━━━ DATASET EXCERPTS
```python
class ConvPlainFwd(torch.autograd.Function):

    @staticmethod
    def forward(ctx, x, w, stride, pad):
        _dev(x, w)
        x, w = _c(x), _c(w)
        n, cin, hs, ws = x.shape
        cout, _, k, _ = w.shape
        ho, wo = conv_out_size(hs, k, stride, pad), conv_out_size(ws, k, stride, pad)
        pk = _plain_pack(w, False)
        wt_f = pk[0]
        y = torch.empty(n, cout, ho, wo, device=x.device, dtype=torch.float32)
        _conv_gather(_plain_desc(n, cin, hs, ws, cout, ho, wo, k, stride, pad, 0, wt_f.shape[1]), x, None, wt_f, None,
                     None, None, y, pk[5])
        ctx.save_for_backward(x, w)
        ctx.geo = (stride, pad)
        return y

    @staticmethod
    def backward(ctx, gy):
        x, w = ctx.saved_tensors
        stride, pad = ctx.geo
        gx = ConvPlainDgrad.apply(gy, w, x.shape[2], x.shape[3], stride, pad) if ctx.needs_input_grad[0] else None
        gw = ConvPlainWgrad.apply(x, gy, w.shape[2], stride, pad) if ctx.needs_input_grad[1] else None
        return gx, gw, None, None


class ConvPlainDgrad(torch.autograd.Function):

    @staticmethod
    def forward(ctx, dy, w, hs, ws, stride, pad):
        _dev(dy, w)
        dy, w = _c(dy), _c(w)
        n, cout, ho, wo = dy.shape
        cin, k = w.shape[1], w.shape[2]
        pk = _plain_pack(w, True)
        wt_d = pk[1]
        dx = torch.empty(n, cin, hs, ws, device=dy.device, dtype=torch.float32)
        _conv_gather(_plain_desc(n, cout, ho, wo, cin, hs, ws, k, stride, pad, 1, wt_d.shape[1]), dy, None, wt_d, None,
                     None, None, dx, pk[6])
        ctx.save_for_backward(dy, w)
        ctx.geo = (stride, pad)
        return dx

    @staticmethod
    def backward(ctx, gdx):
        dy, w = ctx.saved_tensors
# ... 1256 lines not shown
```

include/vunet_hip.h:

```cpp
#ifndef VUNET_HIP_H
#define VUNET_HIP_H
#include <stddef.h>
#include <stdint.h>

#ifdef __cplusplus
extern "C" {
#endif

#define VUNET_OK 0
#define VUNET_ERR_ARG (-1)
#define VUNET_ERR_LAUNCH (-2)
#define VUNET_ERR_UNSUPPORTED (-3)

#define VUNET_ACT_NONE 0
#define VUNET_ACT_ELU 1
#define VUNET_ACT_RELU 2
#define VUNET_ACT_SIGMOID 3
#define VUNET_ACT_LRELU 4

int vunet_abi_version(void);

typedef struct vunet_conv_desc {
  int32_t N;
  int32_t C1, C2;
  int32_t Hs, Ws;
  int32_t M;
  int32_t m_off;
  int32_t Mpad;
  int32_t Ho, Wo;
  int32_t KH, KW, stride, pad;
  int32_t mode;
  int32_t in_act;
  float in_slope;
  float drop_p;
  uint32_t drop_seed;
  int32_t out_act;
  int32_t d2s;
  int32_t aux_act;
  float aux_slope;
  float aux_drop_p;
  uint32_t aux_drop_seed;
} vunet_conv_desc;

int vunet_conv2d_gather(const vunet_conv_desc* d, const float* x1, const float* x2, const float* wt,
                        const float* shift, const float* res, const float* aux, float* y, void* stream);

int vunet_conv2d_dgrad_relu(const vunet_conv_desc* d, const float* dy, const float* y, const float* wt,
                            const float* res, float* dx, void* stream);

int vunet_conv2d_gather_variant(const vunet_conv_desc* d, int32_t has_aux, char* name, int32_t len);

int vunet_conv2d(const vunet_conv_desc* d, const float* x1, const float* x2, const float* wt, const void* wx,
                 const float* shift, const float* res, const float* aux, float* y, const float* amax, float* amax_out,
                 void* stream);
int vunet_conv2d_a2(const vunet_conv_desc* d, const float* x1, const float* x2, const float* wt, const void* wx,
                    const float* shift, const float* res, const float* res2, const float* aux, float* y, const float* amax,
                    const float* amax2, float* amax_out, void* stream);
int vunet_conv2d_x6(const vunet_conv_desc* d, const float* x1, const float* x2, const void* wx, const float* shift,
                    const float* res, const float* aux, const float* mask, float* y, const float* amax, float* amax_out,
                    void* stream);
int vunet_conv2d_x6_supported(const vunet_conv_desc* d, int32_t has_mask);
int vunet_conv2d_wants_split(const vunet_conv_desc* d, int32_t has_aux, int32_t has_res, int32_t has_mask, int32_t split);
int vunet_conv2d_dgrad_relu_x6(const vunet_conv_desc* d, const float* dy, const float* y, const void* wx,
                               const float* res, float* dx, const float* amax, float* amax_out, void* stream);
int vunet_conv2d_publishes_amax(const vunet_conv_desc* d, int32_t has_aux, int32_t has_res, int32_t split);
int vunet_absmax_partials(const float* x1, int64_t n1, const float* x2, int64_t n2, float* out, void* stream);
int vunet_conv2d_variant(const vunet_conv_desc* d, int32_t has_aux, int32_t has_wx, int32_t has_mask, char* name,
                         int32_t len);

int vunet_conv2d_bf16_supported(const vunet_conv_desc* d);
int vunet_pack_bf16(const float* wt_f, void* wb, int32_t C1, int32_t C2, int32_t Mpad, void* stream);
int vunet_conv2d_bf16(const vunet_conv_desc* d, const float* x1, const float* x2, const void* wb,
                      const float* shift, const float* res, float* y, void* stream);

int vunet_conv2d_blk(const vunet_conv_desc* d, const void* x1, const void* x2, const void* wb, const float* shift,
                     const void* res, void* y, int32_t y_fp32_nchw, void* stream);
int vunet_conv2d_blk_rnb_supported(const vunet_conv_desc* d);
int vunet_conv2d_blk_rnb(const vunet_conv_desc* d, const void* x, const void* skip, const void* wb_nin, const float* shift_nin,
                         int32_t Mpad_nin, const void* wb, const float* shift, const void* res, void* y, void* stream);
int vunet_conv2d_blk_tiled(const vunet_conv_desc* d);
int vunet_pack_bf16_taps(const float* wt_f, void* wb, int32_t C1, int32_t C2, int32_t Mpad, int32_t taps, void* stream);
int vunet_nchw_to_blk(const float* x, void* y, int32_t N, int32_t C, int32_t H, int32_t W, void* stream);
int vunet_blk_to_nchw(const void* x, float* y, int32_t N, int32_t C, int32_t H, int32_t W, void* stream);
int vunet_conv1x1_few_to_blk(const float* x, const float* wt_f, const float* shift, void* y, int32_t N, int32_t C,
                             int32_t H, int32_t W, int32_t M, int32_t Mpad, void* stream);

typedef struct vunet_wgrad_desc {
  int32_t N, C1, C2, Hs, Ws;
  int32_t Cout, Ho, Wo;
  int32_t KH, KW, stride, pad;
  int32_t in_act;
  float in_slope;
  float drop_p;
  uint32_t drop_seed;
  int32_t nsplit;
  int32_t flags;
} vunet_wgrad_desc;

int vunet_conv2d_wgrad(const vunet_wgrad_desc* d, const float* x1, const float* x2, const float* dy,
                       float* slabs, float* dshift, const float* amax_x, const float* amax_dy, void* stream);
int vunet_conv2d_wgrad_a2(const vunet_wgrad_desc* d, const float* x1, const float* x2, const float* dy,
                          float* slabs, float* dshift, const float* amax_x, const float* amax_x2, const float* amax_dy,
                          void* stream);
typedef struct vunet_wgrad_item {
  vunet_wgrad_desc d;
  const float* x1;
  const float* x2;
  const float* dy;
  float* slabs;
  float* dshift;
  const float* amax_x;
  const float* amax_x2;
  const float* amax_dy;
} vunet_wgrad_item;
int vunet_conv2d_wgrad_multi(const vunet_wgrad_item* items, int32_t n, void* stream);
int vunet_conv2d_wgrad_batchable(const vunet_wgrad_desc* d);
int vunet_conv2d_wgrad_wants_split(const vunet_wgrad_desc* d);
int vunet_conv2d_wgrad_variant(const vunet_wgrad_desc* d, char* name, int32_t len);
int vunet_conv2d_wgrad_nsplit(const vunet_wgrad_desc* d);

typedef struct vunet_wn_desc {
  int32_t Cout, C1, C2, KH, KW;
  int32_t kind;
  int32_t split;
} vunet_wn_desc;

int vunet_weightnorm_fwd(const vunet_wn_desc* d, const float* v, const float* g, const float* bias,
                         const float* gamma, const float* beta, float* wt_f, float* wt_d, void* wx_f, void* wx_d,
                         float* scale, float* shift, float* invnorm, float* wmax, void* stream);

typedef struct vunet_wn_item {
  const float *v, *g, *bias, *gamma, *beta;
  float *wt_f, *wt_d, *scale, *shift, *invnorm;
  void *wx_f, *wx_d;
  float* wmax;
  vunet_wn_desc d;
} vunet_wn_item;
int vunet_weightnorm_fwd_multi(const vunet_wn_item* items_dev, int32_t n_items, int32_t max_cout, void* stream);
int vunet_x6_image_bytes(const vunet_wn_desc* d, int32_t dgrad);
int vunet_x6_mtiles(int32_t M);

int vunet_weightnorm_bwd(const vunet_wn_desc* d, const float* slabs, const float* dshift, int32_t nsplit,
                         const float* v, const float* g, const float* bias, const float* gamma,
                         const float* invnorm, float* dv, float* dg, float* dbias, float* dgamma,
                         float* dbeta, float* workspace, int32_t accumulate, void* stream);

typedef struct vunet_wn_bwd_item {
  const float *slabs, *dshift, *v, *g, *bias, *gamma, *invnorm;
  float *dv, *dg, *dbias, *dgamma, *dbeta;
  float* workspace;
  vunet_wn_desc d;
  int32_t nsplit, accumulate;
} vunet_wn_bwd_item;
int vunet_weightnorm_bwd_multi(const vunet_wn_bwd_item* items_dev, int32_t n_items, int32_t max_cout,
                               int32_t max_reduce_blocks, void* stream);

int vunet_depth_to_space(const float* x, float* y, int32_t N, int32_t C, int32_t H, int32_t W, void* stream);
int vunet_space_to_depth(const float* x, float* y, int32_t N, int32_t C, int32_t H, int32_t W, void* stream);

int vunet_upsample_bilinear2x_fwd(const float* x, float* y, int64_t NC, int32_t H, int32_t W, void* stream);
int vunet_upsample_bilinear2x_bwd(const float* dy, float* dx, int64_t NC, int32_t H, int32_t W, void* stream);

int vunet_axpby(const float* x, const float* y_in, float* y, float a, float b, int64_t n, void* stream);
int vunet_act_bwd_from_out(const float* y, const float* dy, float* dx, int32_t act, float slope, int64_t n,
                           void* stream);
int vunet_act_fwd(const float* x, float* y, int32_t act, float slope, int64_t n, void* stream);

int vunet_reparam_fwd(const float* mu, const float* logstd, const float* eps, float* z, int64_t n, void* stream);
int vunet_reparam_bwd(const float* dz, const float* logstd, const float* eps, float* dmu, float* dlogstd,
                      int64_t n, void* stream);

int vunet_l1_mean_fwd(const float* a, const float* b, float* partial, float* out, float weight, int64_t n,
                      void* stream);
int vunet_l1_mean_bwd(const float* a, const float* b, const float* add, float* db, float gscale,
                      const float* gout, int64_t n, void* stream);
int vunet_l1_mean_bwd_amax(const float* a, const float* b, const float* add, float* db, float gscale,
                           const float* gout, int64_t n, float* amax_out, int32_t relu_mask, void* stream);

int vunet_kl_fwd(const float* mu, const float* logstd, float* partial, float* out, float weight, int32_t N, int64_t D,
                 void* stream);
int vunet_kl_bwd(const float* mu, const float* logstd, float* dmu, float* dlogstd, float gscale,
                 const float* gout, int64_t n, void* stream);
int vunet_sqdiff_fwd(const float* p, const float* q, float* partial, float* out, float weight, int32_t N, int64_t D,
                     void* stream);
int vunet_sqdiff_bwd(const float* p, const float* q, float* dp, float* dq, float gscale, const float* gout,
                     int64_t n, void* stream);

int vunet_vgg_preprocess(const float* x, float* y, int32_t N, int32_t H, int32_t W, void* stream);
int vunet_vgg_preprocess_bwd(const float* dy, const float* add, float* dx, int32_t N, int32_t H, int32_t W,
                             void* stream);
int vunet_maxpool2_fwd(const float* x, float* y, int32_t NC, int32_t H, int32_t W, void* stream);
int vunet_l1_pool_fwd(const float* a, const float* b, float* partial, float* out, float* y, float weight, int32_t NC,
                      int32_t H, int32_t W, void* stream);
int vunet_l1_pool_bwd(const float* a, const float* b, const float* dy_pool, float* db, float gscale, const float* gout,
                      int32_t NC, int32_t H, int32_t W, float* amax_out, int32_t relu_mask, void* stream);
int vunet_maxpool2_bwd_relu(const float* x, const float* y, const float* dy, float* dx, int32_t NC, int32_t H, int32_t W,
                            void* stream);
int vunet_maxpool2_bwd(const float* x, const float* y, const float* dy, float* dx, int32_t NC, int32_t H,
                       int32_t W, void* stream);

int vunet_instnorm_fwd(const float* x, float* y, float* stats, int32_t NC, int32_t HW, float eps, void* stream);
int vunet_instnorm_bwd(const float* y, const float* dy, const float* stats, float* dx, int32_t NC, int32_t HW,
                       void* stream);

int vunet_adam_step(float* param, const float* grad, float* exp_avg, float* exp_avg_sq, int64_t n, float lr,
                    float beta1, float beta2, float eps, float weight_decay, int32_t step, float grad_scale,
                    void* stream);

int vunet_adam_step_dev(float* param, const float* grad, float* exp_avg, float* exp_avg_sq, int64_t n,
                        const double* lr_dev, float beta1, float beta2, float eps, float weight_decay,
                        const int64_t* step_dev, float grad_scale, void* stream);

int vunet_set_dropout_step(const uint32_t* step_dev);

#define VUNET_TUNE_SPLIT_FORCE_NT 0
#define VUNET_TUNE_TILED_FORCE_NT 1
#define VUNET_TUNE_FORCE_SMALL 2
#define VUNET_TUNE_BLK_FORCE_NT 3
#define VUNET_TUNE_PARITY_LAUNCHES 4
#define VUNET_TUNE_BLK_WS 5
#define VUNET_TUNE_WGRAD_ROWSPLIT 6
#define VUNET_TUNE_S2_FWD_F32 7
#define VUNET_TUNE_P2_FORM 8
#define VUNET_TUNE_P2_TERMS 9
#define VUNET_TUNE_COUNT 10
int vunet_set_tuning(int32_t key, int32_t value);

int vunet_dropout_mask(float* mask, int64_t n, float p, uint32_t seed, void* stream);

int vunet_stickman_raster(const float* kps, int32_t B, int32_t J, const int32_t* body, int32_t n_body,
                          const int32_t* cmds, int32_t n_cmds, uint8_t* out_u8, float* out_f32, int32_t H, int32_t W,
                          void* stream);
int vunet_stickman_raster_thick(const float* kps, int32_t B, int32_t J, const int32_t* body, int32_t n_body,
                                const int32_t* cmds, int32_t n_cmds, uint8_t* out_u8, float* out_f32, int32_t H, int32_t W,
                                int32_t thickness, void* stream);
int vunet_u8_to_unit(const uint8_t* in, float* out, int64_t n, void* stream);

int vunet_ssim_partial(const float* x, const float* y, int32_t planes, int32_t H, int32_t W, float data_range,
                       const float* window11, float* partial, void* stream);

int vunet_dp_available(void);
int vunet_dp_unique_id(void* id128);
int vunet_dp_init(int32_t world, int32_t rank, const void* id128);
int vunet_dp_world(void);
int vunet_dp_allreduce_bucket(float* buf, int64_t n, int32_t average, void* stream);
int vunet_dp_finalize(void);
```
━━━━━━
━━━ DATASET EXCERPTS
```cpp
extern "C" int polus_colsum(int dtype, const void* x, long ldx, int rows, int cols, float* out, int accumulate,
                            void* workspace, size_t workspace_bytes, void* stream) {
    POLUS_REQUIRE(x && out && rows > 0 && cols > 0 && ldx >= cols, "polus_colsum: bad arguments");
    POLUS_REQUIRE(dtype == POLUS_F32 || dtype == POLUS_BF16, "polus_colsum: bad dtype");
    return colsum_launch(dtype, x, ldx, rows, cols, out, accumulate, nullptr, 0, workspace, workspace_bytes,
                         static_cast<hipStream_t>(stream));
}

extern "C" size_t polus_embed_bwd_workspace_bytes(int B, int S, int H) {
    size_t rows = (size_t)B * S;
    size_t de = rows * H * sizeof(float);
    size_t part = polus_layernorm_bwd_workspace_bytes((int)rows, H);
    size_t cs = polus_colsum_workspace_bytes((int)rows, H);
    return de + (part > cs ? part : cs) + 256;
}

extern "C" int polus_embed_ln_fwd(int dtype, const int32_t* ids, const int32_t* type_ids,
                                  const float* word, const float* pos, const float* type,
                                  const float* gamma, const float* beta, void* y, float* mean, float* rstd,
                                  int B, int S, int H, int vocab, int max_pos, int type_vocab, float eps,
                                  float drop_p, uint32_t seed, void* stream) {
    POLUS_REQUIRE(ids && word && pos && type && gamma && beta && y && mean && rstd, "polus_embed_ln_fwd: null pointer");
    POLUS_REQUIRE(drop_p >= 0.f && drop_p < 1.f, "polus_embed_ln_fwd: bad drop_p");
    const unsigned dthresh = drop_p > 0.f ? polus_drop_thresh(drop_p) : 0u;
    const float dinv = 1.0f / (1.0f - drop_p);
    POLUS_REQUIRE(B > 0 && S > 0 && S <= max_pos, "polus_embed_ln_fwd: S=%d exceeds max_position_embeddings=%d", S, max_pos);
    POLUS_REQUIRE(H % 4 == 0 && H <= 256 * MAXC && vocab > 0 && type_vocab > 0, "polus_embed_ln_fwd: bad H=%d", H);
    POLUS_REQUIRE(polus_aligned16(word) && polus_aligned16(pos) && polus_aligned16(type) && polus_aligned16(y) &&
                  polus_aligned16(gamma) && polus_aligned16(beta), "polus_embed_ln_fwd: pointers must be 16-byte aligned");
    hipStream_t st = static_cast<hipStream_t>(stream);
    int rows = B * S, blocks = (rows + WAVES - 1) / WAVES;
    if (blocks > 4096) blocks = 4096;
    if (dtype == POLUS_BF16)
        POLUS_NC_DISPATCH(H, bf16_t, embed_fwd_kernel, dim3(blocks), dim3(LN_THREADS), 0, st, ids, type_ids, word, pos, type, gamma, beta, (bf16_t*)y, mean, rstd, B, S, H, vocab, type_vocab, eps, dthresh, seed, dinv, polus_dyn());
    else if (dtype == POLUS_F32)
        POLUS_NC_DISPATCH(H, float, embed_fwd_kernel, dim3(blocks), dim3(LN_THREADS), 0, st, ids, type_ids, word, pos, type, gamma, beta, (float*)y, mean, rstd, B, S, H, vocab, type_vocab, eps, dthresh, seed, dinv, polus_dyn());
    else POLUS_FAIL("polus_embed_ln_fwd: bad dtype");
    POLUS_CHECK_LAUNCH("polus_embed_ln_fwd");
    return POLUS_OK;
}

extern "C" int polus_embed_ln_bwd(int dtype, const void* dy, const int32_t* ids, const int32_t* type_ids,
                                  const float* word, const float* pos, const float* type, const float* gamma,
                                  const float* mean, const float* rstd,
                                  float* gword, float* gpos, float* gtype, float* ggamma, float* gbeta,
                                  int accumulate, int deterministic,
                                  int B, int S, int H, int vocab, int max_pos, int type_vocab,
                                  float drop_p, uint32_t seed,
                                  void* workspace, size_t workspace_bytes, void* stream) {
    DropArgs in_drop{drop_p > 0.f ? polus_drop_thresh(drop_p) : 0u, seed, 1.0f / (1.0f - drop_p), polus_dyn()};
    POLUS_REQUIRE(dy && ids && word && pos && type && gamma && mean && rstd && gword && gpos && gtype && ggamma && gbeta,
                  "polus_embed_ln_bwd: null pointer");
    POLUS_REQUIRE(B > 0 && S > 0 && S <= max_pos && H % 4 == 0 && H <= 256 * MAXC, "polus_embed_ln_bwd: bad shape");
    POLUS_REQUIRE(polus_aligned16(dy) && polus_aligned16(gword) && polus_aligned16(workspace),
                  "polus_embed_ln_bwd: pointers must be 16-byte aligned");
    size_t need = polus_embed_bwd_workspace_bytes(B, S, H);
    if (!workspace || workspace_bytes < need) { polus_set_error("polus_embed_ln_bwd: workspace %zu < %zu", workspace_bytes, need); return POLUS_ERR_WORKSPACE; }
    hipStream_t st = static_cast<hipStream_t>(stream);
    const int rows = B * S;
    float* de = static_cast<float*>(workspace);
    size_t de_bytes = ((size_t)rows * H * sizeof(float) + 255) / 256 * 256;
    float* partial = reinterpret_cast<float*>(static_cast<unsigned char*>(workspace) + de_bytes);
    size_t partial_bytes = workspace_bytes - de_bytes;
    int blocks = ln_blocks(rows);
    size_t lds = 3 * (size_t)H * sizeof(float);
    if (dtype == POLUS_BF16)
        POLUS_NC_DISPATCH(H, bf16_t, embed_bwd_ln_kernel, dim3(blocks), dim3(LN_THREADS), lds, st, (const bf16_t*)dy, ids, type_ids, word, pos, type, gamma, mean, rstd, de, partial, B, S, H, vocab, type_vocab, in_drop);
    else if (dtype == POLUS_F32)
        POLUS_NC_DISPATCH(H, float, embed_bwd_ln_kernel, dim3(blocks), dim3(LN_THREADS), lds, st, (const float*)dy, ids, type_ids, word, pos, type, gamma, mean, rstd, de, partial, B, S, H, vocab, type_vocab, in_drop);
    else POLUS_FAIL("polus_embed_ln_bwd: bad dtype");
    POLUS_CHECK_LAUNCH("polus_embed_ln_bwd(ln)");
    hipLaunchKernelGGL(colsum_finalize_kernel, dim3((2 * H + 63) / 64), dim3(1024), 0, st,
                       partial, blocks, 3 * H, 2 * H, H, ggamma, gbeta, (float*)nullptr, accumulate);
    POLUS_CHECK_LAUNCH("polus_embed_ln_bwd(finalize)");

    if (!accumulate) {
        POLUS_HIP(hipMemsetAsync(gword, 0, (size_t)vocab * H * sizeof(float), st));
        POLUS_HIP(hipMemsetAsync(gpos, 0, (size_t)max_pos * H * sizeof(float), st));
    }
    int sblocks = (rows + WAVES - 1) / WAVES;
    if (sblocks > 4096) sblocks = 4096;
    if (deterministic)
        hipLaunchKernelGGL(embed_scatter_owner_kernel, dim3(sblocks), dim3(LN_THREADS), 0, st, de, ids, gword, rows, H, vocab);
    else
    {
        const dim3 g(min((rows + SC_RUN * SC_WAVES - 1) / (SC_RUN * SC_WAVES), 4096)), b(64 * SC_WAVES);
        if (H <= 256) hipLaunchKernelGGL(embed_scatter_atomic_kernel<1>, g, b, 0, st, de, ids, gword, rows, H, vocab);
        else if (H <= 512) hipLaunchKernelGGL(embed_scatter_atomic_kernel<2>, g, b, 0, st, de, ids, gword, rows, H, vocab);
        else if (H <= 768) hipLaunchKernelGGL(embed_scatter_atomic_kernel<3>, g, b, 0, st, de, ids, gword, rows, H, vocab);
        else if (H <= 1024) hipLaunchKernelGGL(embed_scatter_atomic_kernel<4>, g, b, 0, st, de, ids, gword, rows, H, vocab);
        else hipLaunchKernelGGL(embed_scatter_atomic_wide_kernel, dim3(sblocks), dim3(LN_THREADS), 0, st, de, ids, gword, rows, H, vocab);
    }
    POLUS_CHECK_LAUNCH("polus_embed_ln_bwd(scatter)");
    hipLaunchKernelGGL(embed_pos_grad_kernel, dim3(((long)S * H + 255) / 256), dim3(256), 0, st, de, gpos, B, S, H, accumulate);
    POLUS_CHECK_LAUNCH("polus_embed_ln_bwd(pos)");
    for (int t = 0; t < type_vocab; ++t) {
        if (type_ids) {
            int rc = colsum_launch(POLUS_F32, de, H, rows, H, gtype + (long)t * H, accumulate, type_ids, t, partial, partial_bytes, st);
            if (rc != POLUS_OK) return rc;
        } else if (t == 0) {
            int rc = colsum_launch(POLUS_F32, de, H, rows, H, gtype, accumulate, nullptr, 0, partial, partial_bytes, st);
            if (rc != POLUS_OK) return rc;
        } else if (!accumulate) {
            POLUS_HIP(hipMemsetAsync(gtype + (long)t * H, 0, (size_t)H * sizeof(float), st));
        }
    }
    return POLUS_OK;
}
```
━━━━━━
• _WHAT YOU NEED TO DO_
Count the lines in the material above where the string "MAXC" appears, then state only that count.

• _ANSWER BOX_
2